I had begged to just be let go, but it had been decided my training in hand to hand combat would best served as a glorified cashier. Great, wonderful, fucking excellent. 
“Excuse me ma’am” I heard from the doorway. 
It was Jake, a slender fit man of about twenty-seven that I had trained a few years back. His shit eating smile said it all.
“How’s the new gig?” 
“Great Jake, just wonderful. Exactly where I aspired to be when I last saw you in the desert.”
“To be fair, you did say the only thing you missed was ice cream, and now look at you. More ice cream then you could ever eat… to bad you have to sell it to sunburned family’s and drunks” He said chuckling as he played with the bracelets on the counter. 
“Thanks Jake, you always did have a way of irritating me while somehow making me feel better. What brings you into town?”
“Just here to bother you, and wait for a new assignment but I don’t see why I can’t do both”
“You always were quite the multitasker” I say as a group of sun burned drunks open the door. There were five of them late twenties, clearly to drunk for 3pm on a Wednesday. Two women, three men all of them holding slushees I was sure were have full of grain alcohol. Rowdy but harmless. 
“What brings you in today” I say.
One of the girls pipes up. “Honestly we’re just here for the AC.”
“Actually we’re looking for coconut bras” says one of the men. He can barely get the words out of his mouth before the entire crew erupts in drunken laughter.
“Well… they are one size fits all” I say gritting my teeth. 
“Excuse me” a child coming from the back of the store speaks up. I hadn’t noticed him enter. “The bathrooms out of toilet paper.” 
Of course it is I thought to myself
“Hey before you handle that situation, can you buzz me in?” Jake asks amused by my current predicament.

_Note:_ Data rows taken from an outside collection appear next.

## Pass restoration row state in registers instead of round-tripping through LDS

The restoration-phase routine now takes the caller's per-row register arrays (types, bounds, slacks, multipliers, constraint values) by reference. This drops the LDS write-back and re-read of slacks and multipliers and the row decoding and constraint evaluation it repeated on entry. On a successful return it also hands back the barrier-log sum and objective, so the caller skips recomputing them. It also reuses reciprocals computed in the matrix build for the step direction, makes the acceptance test compute the log-barrier only when the theta test passes, and merges the regularised factorisation retry into one loop, at the cost of higher register pressure in the inlined routine.

Measured after the change: 7.942 million (median of 6 runs). +1.4%, better.

```diff
diff --git a/mujoco-lip-mpc-simulation_amd/csrc/alipmpc.hip b/mujoco-lip-mpc-simulation_amd/csrc/alipmpc.hip
--- a/mujoco-lip-mpc-simulation_amd/csrc/alipmpc.hip
+++ b/mujoco-lip-mpc-simulation_amd/csrc/alipmpc.hip
@@ -1610,48 +1610,44 @@
 #endif
             STAMP(8);
             RELANE();
-#pragma unroll
-            for (int q = 0; q < RPL; ++q) {
-                const int r = lane + WAVE * q;
-                if (r < mo4) {
-                    w.ry[r] = sr[q];
-                    w.rsig[r] = zl[q];
-                    w.rw[r] = zu[q];
-                }
-            }
             if (lane < NG) w.V[lane] = vme;
             wave_sync();
-            const int rr = rfl(resto_wave<N, KSM, R>(wv, fth0, fph0, fth1, fph1, nf, mu, theta_R, it));
+            R lso = R(0.0), fro = R(0.0);
+            const int rr = rfl(resto_wave<N, KSM, R>(wv, fth0, fph0, fth1, fph1, nf, mu, theta_R, it, rtype, rk, roi, rg,
+                                                     cl, cu, rv, ra0, ra1, cr, sr, zl, zu, lso, fro));
             STAMP(25);
             const int rcode = rr & 15;
             it = rr >> 4;
             RELANE();
             vme = lane < NG ? w.V[lane] : R(0.0);
-            R lr = R(0.0);
+            if (rcode == RSW_OK_ORIG) {
+                lsum_cur = lso;
+                f_cur = fro;
+            } else {
+                R lr = R(0.0);
+#pragma unroll
+                for (int q = 0; q < RPL; ++q) {
+#pragma unroll
+                    for (int i = 0; i < 4; ++i) rv[q][i] = w.V[gen_i(rg[q], i)];
+                    R o[6];
+#pragma unroll
+                    for (int i = 0; i < 6; ++i) o[i] = w.obs6[6 * roi[q] + i];
+                    row_trans(rtype[q], rv[q], w.cst[K_GXG], w.cst[K_GYG], ra0[q], ra1[q]);
+                    cr[q] = row_value(rtype[q], rk[q], rv[q], ra0[q], ra1[q], o, CK);
+                    const R d1 = sr[q] - cl[q], d2 = cu[q] - sr[q];
+                    lr += llog(HL(q) ? (HU(q) ? d1 * d2 : d1) : (HU(q) ? d2 : R(1.0)));
+                }
+                lsum_cur = wsum(lr);
+                f_cur = obj_sum<N, RPL>(cr, mr4);
+            }
 #pragma unroll
             for (int q = 0; q < RPL; ++q) {
-                const int r = lane + WAVE * q;
-                if (r < mo4) {
-                    sr[q] = w.ry[r];
-                    zl[q] = w.rsig[r];
-                    zu[q] = w.rw[r];
-                }
-#pragma unroll
-                for (int i = 0; i < 4; ++i) rv[q][i] = w.V[gen_i(rg[q], i)];
-                R o[6];
-#pragma unroll
-                for (int i = 0; i < 6; ++i) o[i] = w.obs6[6 * roi[q] + i];
-                row_trans(rtype[q], rv[q], w.cst[K_GXG], w.cst[K_GYG], ra0[q], ra1[q]);
-                cr[q] = row_value(rtype[q], rk[q], rv[q], ra0[q], ra1[q], o, CK);
                 const R d1 = sr[q] - cl[q], d2 = cu[q] - sr[q];
-                lr += llog(HL(q) ? (HU(q) ? d1 * d2 : d1) : (HU(q) ? d2 : R(1.0)));
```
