+    unsigned long long key = kMergeNoRecord;
+    double a0 = 0.0, a1 = 0.0, weight = 0.0;
+    if (lane < Lm) {
+        key = mergeRecord(args, s0, n, base, gid, lane, a0, a1);
+        if (key != kMergeNoRecord) weight = args.weight[s0 + static_cast<uint32_t>(key & ((1u << kMergeRankBits) - 1u))];
+    }
+    uint32_t rank = lane < Lm ? 0u : lane;
+    for (uint32_t i = 0; i < Lm; ++i) {
+        const unsigned long long other = laneValue(key, i);
+        if (lane < Lm && (other < key || (other == key && i < lane))) ++rank;
+    }
+    uint32_t source = lane;
+    for (uint32_t i = 0; i < Lm; ++i) {
+        if (static_cast<uint32_t>(__builtin_amdgcn_readlane(static_cast<int>(rank), i)) == lane) source = i;
+    }
+    key = __shfl(key, static_cast<int>(source));
+    a0 = __shfl(a0, static_cast<int>(source));
+    a1 = __shfl(a1, static_cast<int>(source));
+    weight = __shfl(weight, static_cast<int>(source));
+
+    const unsigned long long set = key >> kMergeRankBits;
+    const unsigned long long set_before = __shfl_up(set, 1);
+    const bool start = key != kMergeNoRecord && (lane == 0 || set_before != set);
+    const unsigned long long starts = __ballot(start);
+    double posterior = 0.0, sum0 = 0.0, sum1 = 0.0;
+    bool going = start;
+    for (uint32_t t = 0; __ballot(going) != 0ull; ++t) {
+        const int from = static_cast<int>((lane + t) & 63u);
+        const unsigned long long their_key = __shfl(key, from);
+        const double their_weight = __shfl(weight, from), their_a0 = __shfl(a0, from), their_a1 = __shfl(a1, from);
+        going = going && lane + t < 64 && their_key != kMergeNoRecord && (their_key >> kMergeRankBits) == set;
+        if (going) {
+            posterior = addRounded(posterior, their_weight);
+            sum0 = addRounded(sum0, their_a0);
+            sum1 = addRounded(sum1, their_a1);
+        }
+    }
+    if (start) {
+        const uint64_t q = base + __popcll(starts & ((1ull << lane) - 1ull));
+        const uint32_t second = static_cast<uint32_t>(set & ((1u << kMergePathBits) - 1u));
+        out.set_first[q] = static_cast<uint32_t>(set >> kMergePathBits) - 1;
+        out.set_second[q] = second ? second - 1 : 0xffffffffu;
+        out.set_posterior[q] = posterior;
+        out.set_abund[2 * q] = sum0;
+        out.set_abund[2 * q + 1] = sum1;
+    }
+    if (lane == 0) out.set_count[m] = __popcll(starts);
+    return true;
+}
+
+__global__ __launch_bounds__(256) void subsetMergeRolesKernel(const MergeArgs args, const MergeRoles roles) {
+    __shared__ unsigned long long s_key[kMergeLdsRecords];
+    __shared__ uint32_t s_pos[kMergeLdsRecords];
+    __shared__ uint32_t s_scan[256 / 64];
+    __shared__ uint32_t s_long[kMergeScanClusters + 1];
+    const SubsetHeader h = *args.header;
+    if (h.overflow) return;
+    const uint32_t M = args.num_matrices;
+    const MergeOutputs out = mergeOutputs(args, h);
+    if (blockIdx.x >= roles.group_blocks) {
+        const uint32_t m = __builtin_amdgcn_readfirstlane((blockIdx.x - roles.group_blocks) * 4 + (threadIdx.x >> 6));
+        if (m < M) (void) mergeClusterByWave(args, out, m, roles.wave_records);
+        return;
+    }
+    const uint32_t b = blockIdx.x;
+    for (uint64_t first = b; first < M; first += static_cast<uint64_t>(kMergeScanClusters) * roles.group_blocks) {
+        if (threadIdx.x < 64) {
+            const uint64_t m = first + static_cast<uint64_t>(threadIdx.x) * roles.group_blocks;
+            bool is_long = false;
+            if (threadIdx.x < kMergeScanClusters && m < M) {
+                const uint64_t s0 = args.subset_off[m], s1 = args.subset_off[m + 1];
+                is_long = s1 > s0 && args.path_off[s1] - args.path_off[s0] > roles.wave_records;
+            }
+            const unsigned long long all = __ballot(is_long);
+            if (is_long) s_long[__popcll(all & ((1ull << threadIdx.x) - 1ull))] = static_cast<uint32_t>(m);
+            if (threadIdx.x == 0) s_long[kMergeScanClusters] = __popcll(all);
+        }
+        __syncthreads();
+        const uint32_t count = s_long[kMergeScanClusters];
+        for (uint32_t k = 0; k < count; ++k) {
+            mergeClusterByWorkgroup(args, out, s_long[k], s_key, s_pos, s_scan);
+            __syncthreads();
+        }
+        __syncthreads();
+    }
+}
+
+}
+
+static MergeRoles mergeRoles(const uint32_t M) {
+    static const bool per_cluster = [] {
+        const char * env = std::getenv("RPVG_HIP_MERGE_PER_CLUSTER");
+        return env != nullptr && std::atoi(env) != 0;
+    }();
+    static const uint32_t wave_records = [] {
+        const char * env = RPVG_EXPERIMENT_ENV("RPVG_HIP_MERGE_WAVE_RECORDS");
+        return env ? static_cast<uint32_t>(std::min(std::max(std::atoi(env), 0), static_cast<int>(kMergeWaveRecords))) : kMergeWaveRecords;
+    }();
+    static const uint32_t group_blocks = [] {
+        const char * env = RPVG_EXPERIMENT_ENV("RPVG_HIP_MERGE_GROUP_BLOCKS");
+        return env ? static_cast<uint32_t>(std::min(std::max(std::atoi(env), 1), 4096)) : kMergeGroupBlocks;
+    }();
+    if (per_cluster || M == 0) return {0, 0, 0};
+    return {(M + 3) / 4, std::min(group_blocks, M), wave_records};
+}
+
+#ifdef RPVG_HIP_EXPERIMENTS
+static void printMergeHistogram(hipStream_t st, const SubsetHeader * d_header, const uint32_t M, const uint64_t * d_subset_off, const uint64_t * d_path_off) {
+    static bool printed = false;
+    if (printed) return;
+    printed = true;
+    SubsetHeader h;
+    if (hipStreamSynchronize(st) != hipSuccess || hipMemcpy(&h, d_header, sizeof(h), hipMemcpyDeviceToHost) != hipSuccess || h.overflow) return;
+    std::vector<uint64_t> subset_off(M + 1), path_off(h.subsets + 1);
+    if (hipMemcpy(subset_off.data(), d_subset_off, subset_off.size() * 8, hipMemcpyDeviceToHost) != hipSuccess ||
+        hipMemcpy(path_off.data(), d_path_off, path_off.size() * 8, hipMemcpyDeviceToHost) != hipSuccess) return;
+    const uint32_t edges[] = {0, 8, 16, 32, 64, 128, 256, 512, 1024, 2048};
+    std::vector<uint64_t> bins(sizeof(edges) / sizeof(edges[0]) + 1, 0);
+    uint64_t longest = 0;
+    for (uint32_t m = 0; m < M; ++m) {
+        const uint64_t L = path_off[subset_off[m + 1]] - path_off[subset_off[m]];
+        longest = std::max(longest, L);
+        size_t b = 0;
+        while (b < sizeof(edges) / sizeof(edges[0]) && L > edges[b]) ++b;
+        ++bins[b];
+    }
+    std::fprintf(stderr, "[rpvg_hip merge histogram] %u clusters, %llu subsets, longest list %llu; lists of", M, h.subsets, static_cast<unsigned long long>(longest));
+    for (size_t b = 0; b < bins.size(); ++b) {
+        if (b < sizeof(edges) / sizeof(edges[0])) std::fprintf(stderr, " <=%u: %llu", edges[b], static_cast<unsigned long long>(bins[b]));
+        else std::fprintf(stderr, " more: %llu\n", static_cast<unsigned long long>(bins[b]));
+    }
+}
+#endif
 
 
 static int nestedSubsetEmAttempt(rpvg_hip_ctx * ctx, const rpvg_hip_batch * batch, const rpvg_hip_groups * groups,
@@ -796,8 +991,13 @@
         ma.merge_bad = d_merge_bad;
         ma.packed = d_packed.ptr;
         const int merge_span = ctx->spanBegin(FAM_BUILD);
-        subsetMergeKernel<<<dim3(M), dim3(256), 0, st>>>(ma);
+        const MergeRoles roles = mergeRoles(M);
+        if (roles.wave_blocks == 0) subsetMergeKernel<<<dim3(M), dim3(256), 0, st>>>(ma);
+        else subsetMergeRolesKernel<<<dim3(roles.wave_blocks + roles.group_blocks), dim3(256), 0, st>>>(ma, roles);
         ctx->spanEnd(merge_span);
+#ifdef RPVG_HIP_EXPERIMENTS
+        if (RPVG_EXPERIMENT_ENV("RPVG_HIP_MERGE_HISTOGRAM")) printMergeHistogram(st, header, M, d_subset_off.ptr, d_path_off.ptr);
+#endif
         ctx->stats.build_launches += 1;
     }
     PackArgs pa;
diff --git a/rpvg_amd/hip.py b/rpvg_amd/hip.py
--- a/rpvg_amd/hip.py
+++ b/rpvg_amd/hip.py
@@ -23,6 +23,7 @@
     "rpvg_hip_group_gibbs", "rpvg_hip_group_gibbs_polyploid", "rpvg_hip_gibbs_sets_get", "rpvg_hip_gibbs_sets_free",
     "rpvg_hip_alignments_upload", "rpvg_hip_alignments_free", "rpvg_hip_read_rows_build", "rpvg_hip_read_rows_to_batch",
     "rpvg_hip_read_rows_view", "rpvg_hip_read_rows_sizes", "rpvg_hip_read_rows_free", "rpvg_hip_path_clusters", "rpvg_hip_debug_log",
+    "rpvg_hip_debug_group_rows",
     "rpvg_hip_nested_subset_em", "rpvg_hip_subset_em_get", "rpvg_hip_subset_em_free",
     "rpvg_hip_nested_full_subset_em", "rpvg_hip_subset_em_get_sets",
     "rpvg_hip_nested_independent_subset_em", "rpvg_hip_subset_em_get_independent", "rpvg_hip_independent_draws_get",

“So you’ve had enough of the comedy of my circumstance huh?” I say as I hit the button under the counter unlocking the door leading up stairs.
“It was nice seeing you, good luck with the toilet paper” he says with a grin as he walks through the door.
I go to the storage room, dreading the only fight I get into these days, wrestling with the industrial toilet paper dispenser in the restroom while grumbling under my breathe. 
“As if this could even begin to wipe the shit off of this thing I call a life” 
I walk into the back and open the restroom door expecting to see piss all over the floor. Maybe shit sprayed on the wall behind the toilet, but what I find is a man nicely dressed in a black suite and tie. Sitting on the toilet fully clothed his head hung low, arms resting on his knees. I hadn’t seen him enter either. 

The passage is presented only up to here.